• [Exercise requirements]
Go through the listing below and output it word for word.
*** Opening Material provided ***
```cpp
int elmk_set_land(elmk_ctx *ctx, int ltype, int ctype, int vtype, int urbpoi, int lakpoi);
int elmk_set_scalars(elmk_ctx *ctx, double dewmx, int oldfflag, double dayl, double max_dayl);
int elmk_set_pft(elmk_ctx *ctx, const double *psn, const double *alb, const double *z0mr, const double *displar);
int elmk_set_soilcolor(elmk_ctx *ctx, const double *albsat , const double *albdry );
int elmk_set_snicar(elmk_ctx *ctx, const elmk_snicar_tables *t);
int elmk_set_snow_age_tables(elmk_ctx *ctx, const double *tau, const double *kappa, const double *drdt0);

int elmk_set_column_geography(elmk_ctx *ctx, const double *lat_r, const double *lon_r);
int elmk_solar_geometry(elmk_ctx *ctx, double dt_seconds, double decday, int doy);
int elmk_download_day_length(elmk_ctx *ctx, double *dayl, double *max_dayl);
int elmk_clear_column_geography(elmk_ctx *ctx);

enum { ELMK_HIST_AVG = 0, ELMK_HIST_SUM = 1, ELMK_HIST_MAX = 2, ELMK_HIST_MIN = 3, ELMK_HIST_INST = 4 };
#define ELMK_HIST_MAX_TAPES 4
#define ELMK_HIST_MAX_ENTRIES 64
int elmk_history_add(elmk_ctx *ctx, int tape, int field, int op);
int elmk_history_accumulate(elmk_ctx *ctx);
int elmk_history_reset(elmk_ctx *ctx, int tape);
int elmk_history_count(elmk_ctx *ctx, int tape, int64_t *nsamples);
int elmk_history_read(elmk_ctx *ctx, int entry, double *host, int64_t col0, int64_t n, int layout);
int elmk_history_clear(elmk_ctx *ctx);

typedef struct {
  double decday;
  int32_t doy;
  int32_t forc_slot;
  double forc_wt1[8], forc_wt2[8];
  int32_t month1, month2;
  double month_wt1, month_wt2;
} elmk_run_step;
enum { ELMK_RUN_QBOT_IS_RH = 1, ELMK_RUN_HISTORY = 2 };
#define ELMK_RUN_ACCUM 4
#define ELMK_RUN_AEROSOL 8
int elmk_run_reserve(elmk_ctx *ctx, int forcing_slots, int max_steps);
// ... 135 lines not shown
```

Baseline: 464.4 million.

## Fuse single-layer SNICAR columns into tiled albedo finalize kernel via LDS staging

Single-snow-layer columns are no longer queued for a separate SNICAR kernel. A new tiled kernel compacts those columns per 256-thread block, runs the SNICAR solve in-block, keeps the needed albedo and top-layer absorption rows in shared memory, and then does the albedo finalization in the same kernel. This removes one launch and the global round trip through alb_snow for the common one-layer case. The cost is a large LDS footprint that may limit occupancy, and load imbalance inside each tile. The old staged path stays available behind a new option.

```diff
diff --git a/elmkernels_amd/csrc/elmk_albedo_col.h b/elmkernels_amd/csrc/elmk_albedo_col.h
--- a/elmkernels_amd/csrc/elmk_albedo_col.h
+++ b/elmkernels_amd/csrc/elmk_albedo_col.h
@@ -11,6 +11,13 @@
 constexpr double SA_MPE = 1.e-06;
 constexpr double SA_EXTKN = 0.30;
 
+__device__ __forceinline__ bool alb_sunlit(const double coszen) { return coszen > 0.0; }
+__device__ __forceinline__ int alb_snicar_layers(const double h2osno, const int snl)
+{
+  if (h2osno > SN_MIN_SNW) return snl == 0 ? 1 : snl;
+  return 0;
+}
+
 __device__ __forceinline__ int alb_main_column(const DevState* __restrict__ S, const int64_t c, const int64_t ld, const Land& L)
 {
   const double coszen = S->coszen[c];
@@ -19,7 +26,7 @@
   S->nrad[c] = 1;
   S->tlai_z[c] = elai;
 
-  if (!(coszen > 0.0)) return -1;
+  if (!alb_sunlit(coszen)) return -1;
 
   const double h2osno = S->h2osno[c];
   const int snl = S->snl[c];
@@ -65,8 +72,7 @@
   LV(albsod, 1) = albsod[1];
   LV(albsoi, 0) = albsoi[0];
   LV(albsoi, 1) = albsoi[1];
-  if (h2osno > SN_MIN_SNW) return snl == 0 ? 1 : snl;
-  return 0;
+  return alb_snicar_layers(h2osno, snl);
 }
 
 }
diff --git a/elmkernels_amd/csrc/elmk_albedo_fin.h b/elmkernels_amd/csrc/elmk_albedo_fin.h
--- a/elmkernels_amd/csrc/elmk_albedo_fin.h
+++ b/elmkernels_amd/csrc/elmk_albedo_fin.h
@@ -248,8 +248,9 @@
   double coszen, elai, esai, frac_sno, vcmaxcintsun, vcmaxcintsha;
   double albsod[2], albsoi[2], sd_alb[2], si_alb[2];
 };
+template <class FS>
 __device__ __forceinline__ AlbIn alb_final_inputs(const DevState* __restrict__ S, const int64_t c, const int64_t ld, const double frac_sno_in,
-                                                  const double h2osno_in)
+                                                  const double h2osno_in, const FS snow)
 {
   AlbIn x;
   x.coszen = S->coszen[c];
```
*** Closing Material provided ***
• [Exercise output]
```cpp
int elmk_set_land(elmk_ctx *ctx, int ltype, int ctype, int vtype, int urbpoi, int lakpoi);
int elmk_set_scalars(elmk_ctx *ctx, double dewmx, int oldfflag, double dayl, double max_dayl);
int elmk_set_pft(elmk_ctx *ctx, const double *psn, const double *alb, const double *z0mr, const double *displar);
int elmk_set_soilcolor(elmk_ctx *ctx, const double *albsat , const double *albdry );
int elmk_set_snicar(elmk_ctx *ctx, const elmk_snicar_tables *t);
int elmk_set_snow_age_tables(elmk_ctx *ctx, const double *tau, const double *kappa, const double *drdt0);

int elmk_set_column_geography(elmk_ctx *ctx, const double *lat_r, const double *lon_r);
int elmk_solar_geometry(elmk_ctx *ctx, double dt_seconds, double decday, int doy);
int elmk_download_day_length(elmk_ctx *ctx, double *dayl, double *max_dayl);
int elmk_clear_column_geography(elmk_ctx *ctx);

enum { ELMK_HIST_AVG = 0, ELMK_HIST_SUM = 1, ELMK_HIST_MAX = 2, ELMK_HIST_MIN = 3, ELMK_HIST_INST = 4 };
#define ELMK_HIST_MAX_TAPES 4
#define ELMK_HIST_MAX_ENTRIES 64
int elmk_history_add(elmk_ctx *ctx, int tape, int field, int op);
int elmk_history_accumulate(elmk_ctx *ctx);
int elmk_history_reset(elmk_ctx *ctx, int tape);
int elmk_history_count(elmk_ctx *ctx, int tape, int64_t *nsamples);
int elmk_history_read(elmk_ctx *ctx, int entry, double *host, int64_t col0, int64_t n, int layout);
int elmk_history_clear(elmk_ctx *ctx);

typedef struct {
  double decday;
  int32_t doy;
  int32_t forc_slot;
  double forc_wt1[8], forc_wt2[8];
  int32_t month1, month2;
  double month_wt1, month_wt2;
} elmk_run_step;
enum { ELMK_RUN_QBOT_IS_RH = 1, ELMK_RUN_HISTORY = 2 };
#define ELMK_RUN_ACCUM 4
#define ELMK_RUN_AEROSOL 8
int elmk_run_reserve(elmk_ctx *ctx, int forcing_slots, int max_steps);
// ... 135 lines not shown
```

Baseline: 464.4 million.

## Fuse single-layer SNICAR columns into tiled albedo finalize kernel via LDS staging

Single-snow-layer columns are no longer queued for a separate SNICAR kernel. A new tiled kernel compacts those columns per 256-thread block, runs the SNICAR solve in-block, keeps the needed albedo and top-layer absorption rows in shared memory, and then does the albedo finalization in the same kernel. This removes one launch and the global round trip through alb_snow for the common one-layer case. The cost is a large LDS footprint that may limit occupancy, and load imbalance inside each tile. The old staged path stays available behind a new option.

```diff
diff --git a/elmkernels_amd/csrc/elmk_albedo_col.h b/elmkernels_amd/csrc/elmk_albedo_col.h
--- a/elmkernels_amd/csrc/elmk_albedo_col.h
+++ b/elmkernels_amd/csrc/elmk_albedo_col.h
@@ -11,6 +11,13 @@
 constexpr double SA_MPE = 1.e-06;
 constexpr double SA_EXTKN = 0.30;
 
+__device__ __forceinline__ bool alb_sunlit(const double coszen) { return coszen > 0.0; }
+__device__ __forceinline__ int alb_snicar_layers(const double h2osno, const int snl)
+{
+  if (h2osno > SN_MIN_SNW) return snl == 0 ? 1 : snl;
+  return 0;
+}
+
 __device__ __forceinline__ int alb_main_column(const DevState* __restrict__ S, const int64_t c, const int64_t ld, const Land& L)
 {
   const double coszen = S->coszen[c];
@@ -19,7 +26,7 @@
   S->nrad[c] = 1;
   S->tlai_z[c] = elai;
 
-  if (!(coszen > 0.0)) return -1;
+  if (!alb_sunlit(coszen)) return -1;
 
   const double h2osno = S->h2osno[c];
   const int snl = S->snl[c];
@@ -65,8 +72,7 @@
   LV(albsod, 1) = albsod[1];
   LV(albsoi, 0) = albsoi[0];
   LV(albsoi, 1) = albsoi[1];
-  if (h2osno > SN_MIN_SNW) return snl == 0 ? 1 : snl;
-  return 0;
+  return alb_snicar_layers(h2osno, snl);
 }
 
 }
diff --git a/elmkernels_amd/csrc/elmk_albedo_fin.h b/elmkernels_amd/csrc/elmk_albedo_fin.h
--- a/elmkernels_amd/csrc/elmk_albedo_fin.h
+++ b/elmkernels_amd/csrc/elmk_albedo_fin.h
@@ -248,8 +248,9 @@
   double coszen, elai, esai, frac_sno, vcmaxcintsun, vcmaxcintsha;
   double albsod[2], albsoi[2], sd_alb[2], si_alb[2];
 };
+template <class FS>
 __device__ __forceinline__ AlbIn alb_final_inputs(const DevState* __restrict__ S, const int64_t c, const int64_t ld, const double frac_sno_in,
-                                                  const double h2osno_in)
+                                                  const double h2osno_in, const FS snow)
 {
   AlbIn x;
   x.coszen = S->coszen[c];
```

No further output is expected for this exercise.